Ноги девушки стали длиннее, колени теперь не казались узловатыми, и цвет кожи, коричневой на лодыжках, сменяла на внутренней стороне бедер желтоватая белизна сливочного масла. Девушка сидела на краю веранды, широко расставив ноги, так что подол натянулся. Перехватив взгляд Шасы, она еще шире расставила ноги. Нос у нее был курносый, веснушчатый; она наморщила его, улыбнувшись. Улыбка была хитрая и нахальная. Девушка просунула между белыми зубами яркий розовый язык.
Шаса виновато отвел взгляд и уставился прямо вперед сквозь ветровое стекло. Но он во всех подробностях помнил запретные минуты за насосной и покраснел. Он не мог посмотреть на мать. Та глядела вперед на дорогу и как будто ничего не заметила. Шаса почувствовал облегчение, но тут мать сказала:
– Обычная потаскушка. Бросается на все, что носит штаны. Ее отец из тех, кого мы думаем сократить. Мы избавимся от нее раньше, чем она серьезно напакостит себе и нам.
Шаса был уверен, что мать не заметила их быстрого обмена взглядами. Нет, она все видит, подумал он, а потом понял смысл ее слов. Девушку отошлют… он удивился своему ощущению утраты. Внизу живота ощутимо заныло.
– А что с ними будет, мама? – негромко спросил он. – Я хочу сказать – с людьми, которых мы уволим?
Слушая, как мать обсуждает с доктором Твентимен-Джонсом необходимые сокращения, он думал об этом только как о цифрах; но при взгляде на девушку эти цифры обрели плоть. Он вспомнил своего соперника, светловолосого мальчика, и маленькую девочку в лагере безработных, которых видел из окна вагона, и представил себе Аннелизу Бота на месте этой девочки.

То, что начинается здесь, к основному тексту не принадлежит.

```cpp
#ifndef PT_FUSED_NODE_EXIT
#define PT_FUSED_NODE_EXIT 3
#endif
#ifndef PT_FUSED_NODE_EXIT_B
#define PT_FUSED_NODE_EXIT_B 1
#endif
enum FusedBlock : int {
    FB_ITER = 0,
    FB_SHADE,
    FB_HIT,
    FB_MISS,
// ... 55 lines not shown
    float4 *s_shade = s_tri + 9 * (size_t)n_tris;
    float4 *s_frame = s_shade + 3 * (size_t)n_tris;
    lds_u32 *my_state = (lds_u32 *)reinterpret_cast<uint32_t *>(s_frame + 2 * (size_t)n_tris) + threadIdx.x;
    lds_stage_nodes<FTB, true>(s_wide, g_wide, n_wide);
    lds_stage_tris<FTB, true>(s_tri, g_tri4, n_tris, s_shade, g_shade4);
    for (uint32_t i = threadIdx.x; i < 2 * n_tris; i += FTB) s_frame[i] = g_frame4[i];
    __syncthreads();
    const float4 *wide = s_wide, *tri4 = s_tri;
    const float4 *verts = s_tri + 6 * (size_t)n_tris;

    lds_u32 *my_stack32 = (lds_u32 *)reinterpret_cast<uint32_t *>(smem) + FTB + threadIdx.x;
    const int lane = threadIdx.x & 63;

    FusedDev dev;
    dev.kernel_begin();
    lds_u32 *s_fb = (lds_u32 *)reinterpret_cast<uint32_t *>(s_frame + 2 * (size_t)n_tris) + FS_FIELDS * FTB + (FTB / 64) * PT_FUSED_WTILES + (threadIdx.x >> 6) * (2 * FB_N);
    if constexpr (COUNT) {
        if (lane < 2 * FB_N) s_fb[lane] = 0u;
    }
#define PT_FB(B)                                                                                        \
    if constexpr (COUNT) {                                                                              \
        const unsigned long long m_fb = __ballot(1);                                                    \
        if (lane == __ffsll((long long)m_fb) - 1) { s_fb[2 * (B)] += 1u; s_fb[2 * (B) + 1] += (uint32_t)__popcll(m_fb); } \
    }
    bool out_of_slots = false;
    uint32_t n_rays_wave = 0;
    uint32_t n_cull_wave = 0;
    uint32_t w_next = 0, w_end = 0, w_base = 0;
    uint32_t w_part = blockIdx.x % (uint32_t)PT_FUSED_PARTS, w_tried = 0;
    bool w_tails = false;
    const uint32_t n_tail_slots = HYB ? rc.lanes_active * rc.tail * rc.slots_per_lane : 0u;
    const uint32_t part_len = ((n_slots + PT_FUSED_PARTS - 1) / PT_FUSED_PARTS + 63u) & ~63u;
    lds_u32 *s_wtile = (lds_u32 *)reinterpret_cast<uint32_t *>(s_frame + 2 * (size_t)n_tris) + FS_FIELDS * FTB + (threadIdx.x >> 6) * PT_FUSED_WTILES;
    lds_u32 *my_nee = (lds_u32 *)reinterpret_cast<uint32_t *>(s_frame + 2 * (size_t)n_tris) + FS_FIELDS * FTB + (FTB / 64) * PT_FUSED_WTILES + threadIdx.x;
    ptm::f3 inv{}, invf{}, on{}, of{}, orgp{};
    ptm::RayPre pre{};
    uint32_t ax = 0, ay = 0, az = 0, tri_base = 0;
    float best_t = tmax, best_V = 0.f, best_W = 0.f, best_det = 1.f;
    uint32_t best_pos = PT_MISS;
    uint32_t cur = DONE;
    int sp = -1;

    constexpr uint32_t PENDING = 0xFFFFFFFFu;
    auto pop_pending = [&](uint32_t r) -> uint32_t {
        while (__ballot(r == PENDING)) {
            if (r == PENDING) {
                PT_FB(FB_POP)
                sp--;
                const uint32_t e = my_stack32[sp * FTB];
// ... 150 lines not shown
                        w_part = (w_part + 1u) % (uint32_t)PT_FUSED_PARTS;
                        if (++w_tried >= (uint32_t)PT_FUSED_PARTS) {
                            if (HYB && !w_tails && n_tail_slots) {
                                w_tails = true;
                                w_tried = 0;
                                w_part = blockIdx.x % (uint32_t)PT_FUSED_PARTS;
                                continue;
                            }
                            out_of_slots = true;
                            w_end = w_next;
                            break;
                        }
                    }
                    if (out_of_slots) dev.out_of_slots();
                    if (!out_of_slots && (uint32_t)lane < (w_end - w_base + 63u) / 64u) {
                        if (GROUPED || (HYB && w_tails)) {
                            const uint32_t c = slot_base + w_base + 64u * (uint32_t)lane;
                            s_wtile[lane] = tiles[(c - rc.div_spl.div(c) * rc.slots_per_lane) >> 6];
                        } else {
                            s_wtile[lane] = tiles[div_frames.div(((w_base >> 6) + (uint32_t)lane) * (uint32_t)PT_FUSED_PARTS + w_part)];
                        }
                    }
                    __builtin_amdgcn_wave_barrier();
                }
                const uint32_t take = min((uint32_t)__popcll(m_want), w_end - w_next);
                const uint32_t rank = (uint32_t)__popcll(m_want & ((1ull << lane) - 1ull));
                uint32_t cull_n = 0u;
                if (in_blk && sp < 0 && rank < take) {
                    PT_FB(FB_TAKE)
                    const uint32_t mine = w_next + rank;
                    uint32_t f, g, local;
                    if (HYB && w_tails) {
                        const uint32_t lane_slot = rc.div_spl.div(mine);
                        f = rc.div_tail.div(lane_slot); g = lane_slot - f * rc.tail;
                        local = mine - lane_slot * rc.slots_per_lane;
                        slot = rc.n_head + mine;
                    } else if (GROUPED) {
                        slot = slot_base + mine;
                        const uint32_t lane_slot = rc.div_spl.div(slot);
                        f = rc.div_groups.div(lane_slot); g = lane_slot - f * rc.groups;
                        local = slot - lane_slot * rc.slots_per_lane;
                    } else {
                        const uint32_t q = (mine >> 6) * (uint32_t)PT_FUSED_PARTS + w_part;
                        const uint32_t t = div_frames.div(q);
                        f = q - t * rc.lanes_active; g = 0u;
                        local = t * 64u + (mine & 63u);
                        slot = slot_base + f * rc.slots_per_lane + local;
                    }
                    const uint32_t tw = s_wtile[(mine - w_base) >> 6];
                    const uint32_t px = (tw & 0xFFFFu) * 8u + (local & 7u), py = (tw >> 16) * 8u + ((local >> 3) & 7u);
                    const uint32_t sample0 = (HYB && w_tails) ? rc.head_samples + g : g * rc.group_size;
                    const bool in_image = px < rc.width && py < rc.height && f < rc.lanes_active && sample0 < rc.spp;
                    if (in_image && ptc::pixel_culled(rc, px, py)) {
                        PT_FB(FB_CULLED)
                        if (GROUPED) cull_n = ptc::finish_group(rc, rad, slot, g);
                        else if (!(HYB && w_tails)) cull_n = ptc::finish_plain(rc, rad, slot);
                    } else if (in_image) {
                        pxy = px | (py << 16);
                        ctr = sample0;
                        my_state[FS_A * FTB] = 0u;
                        if (!GROUPED) { my_state[FS_B * FTB] = 0u; my_state[FS_C * FTB] = 0u; }
                        my_state[FS_MB * FTB] = (uint32_t)((int32_t)rc.spp * (rc.frame_base + (int32_t)f)) + 1u;
                        sp = 0;
                        need_primary = true;
                        dev.slot_begin();
                    } else if (GROUPED) {
                        rad.nterm[slot] = 0u;
                    } else if (HYB && w_tails) {
                        rad.nterm[slot - rc.n_head] = 0u;
                    }
                }
                w_next += take;
                if (rc.cull_on) {
                    const uint32_t n_c = ptc::rays_finished<GROUPED>(rc, cull_n);
                    n_rays_wave += n_c;
                    n_cull_wave += n_c;
                }
// ... 54 lines not shown
                    if (shadow) {
                        my_nee[FS_NEE_R * FTB] = __float_as_uint(nc.x); my_nee[FS_NEE_G * FTB] = __float_as_uint(nc.y); my_nee[FS_NEE_B * FTB] = __float_as_uint(nc.z);
                    }
                }
                pre = ptm::ray_setup<true>(org, dir);
                inv = { ptm::safe_inv(dir.x), ptm::safe_inv(dir.y), ptm::safe_inv(dir.z) };
                slab_setup(org, inv, invf, on, of);
                ax = inv.x < 0.f ? 48u : 0u;
                ay = inv.y < 0.f ? 48u : 0u;
                az = inv.z < 0.f ? 48u : 0u;
                tri_base = (uint32_t)pre.kz * 3u * n_tris;
                orgp = { ptm::sel3(pre.kz, org.y, org.z, org.x), ptm::sel3(pre.kz, org.z, org.x, org.y), ptm::sel3(pre.kz, org.x, org.y, org.z) };
                best_t = (NEE && shadow) ? nc.w : tmax;
                best_V = 0.f; best_W = 0.f; best_det = 1.f;
                best_pos = PT_MISS;
                cur = 0u;
                sp = 0;
            }
            const uint32_t n_started = (uint32_t)__popcll(__ballot(got_ray));
            n_rays_wave += n_started;
            dev.rays_started(n_started, HYB && w_tails, lane);
        }
        const bool tracing = cur != DONE;
        const unsigned long long m_tracing = __ballot(tracing);
        if (m_tracing == 0ull && __ballot(sp >= 0) == 0ull && out_of_slots) break;

        const int n_have = __popcll(m_tracing);
        if (tracing) { PT_FB(FB_TRACE) }
        {
            bool dn = cur < LEAF_BIT;
            if (__ballot(dn) != 0ull) {
// ... 102 lines not shown
```

single-file-vulkan-pathtracing_amd/csrc/pt_internal.h:

```cpp
#pragma once
#include <hip/hip_runtime.h>
#include <stdint.h>

#include <string>
#include <vector>

#include "../../include/pt_api.h"

constexpr int PT_N_STATS = 24;
constexpr int PT_N_BLOCKS = 32;
constexpr int PT_N_STATS_ALL = PT_N_STATS + 2 * PT_N_BLOCKS;
constexpr int PT_MAX_PIPES = 4;
namespace {
constexpr int TB = 256;
constexpr uint32_t SENTINEL = 0xFFFFFFFFu;
}

struct pt_ctx {
    int device = 0;
    hipStream_t stream = nullptr;
    bool own_stream = false;
    int num_cus = 256;
    std::string err;
    unsigned long long *d_stats = nullptr;
// ... 65 lines not shown
    std::vector<uint32_t> h_light_prim;
    std::vector<float> h_xforms;
    float4 *d_lights_inst = nullptr;
    uint32_t n_lights_inst = 0;
    float light_area_inst = 0.f;
    uint32_t n_inst = 0, n_tlas_wide = 0, tlas_height = 0;
    double tlas_area_lbvh = 0.0, tlas_area_ploc = 0.0;
    float4 *d_inst6 = nullptr;
    float4 *d_inst_frame = nullptr;
    float4 *d_tlas_wide = nullptr;
    uint32_t *d_tlas_prim_of = nullptr;
    uint4 *d_tlas16 = nullptr;
    uint32_t n_tlas16 = 0, tlas16_levels = 0;
    float tlas_norm_c[3]{}, tlas_norm_s[3]{1.f, 1.f, 1.f}, tlas_norm_rs[3]{1.f, 1.f, 1.f};
    float tlas_bmin[3]{}, tlas_bmax[3]{};
};
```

– Не знаю, что с ними станет. – Мать сжала губы. – И не думаю, что это должно нас заботить. Этот мир жесток, и каждый должен сам находить в нем путь. Я считаю, что мы должны думать больше о том, что будет, если мы их не уволим.
– Мы понесем убытки.
– Верно, а если мы понесем убытки, нам придется закрыть шахту, и это будет означать, что потеряют работу и все остальные, а не только те немногие, кого мы уволим. И тогда мы пострадаем. Если мы поступим так со всем, что нам принадлежит, в итоге мы все потеряем. Станем такими же, как все остальные. Тебе это больше по душе?
Неожиданно в сознании Шасы возник новый образ. Не светловолосый мальчик стоит у лагеря безработных, а он сам, босой, в грязных, рваных серо-зеленых брюках… он почти почувствовал ночной холод сквозь тонкую рубашку и голодное урчание в животе.
– Нет! – взорвался он и тут же заговорил тише. – Этого я не хочу. – Он вздрогнул, вспоминая образы, вызванные ее словами. – Неужели это случится, мама? Это может случиться? Мы тоже можем обеднеть?
– Можем, chеri. Быстро и жестоко, если не будем настороже каждую минуту. Состояние очень трудно создать, но очень легко потерять.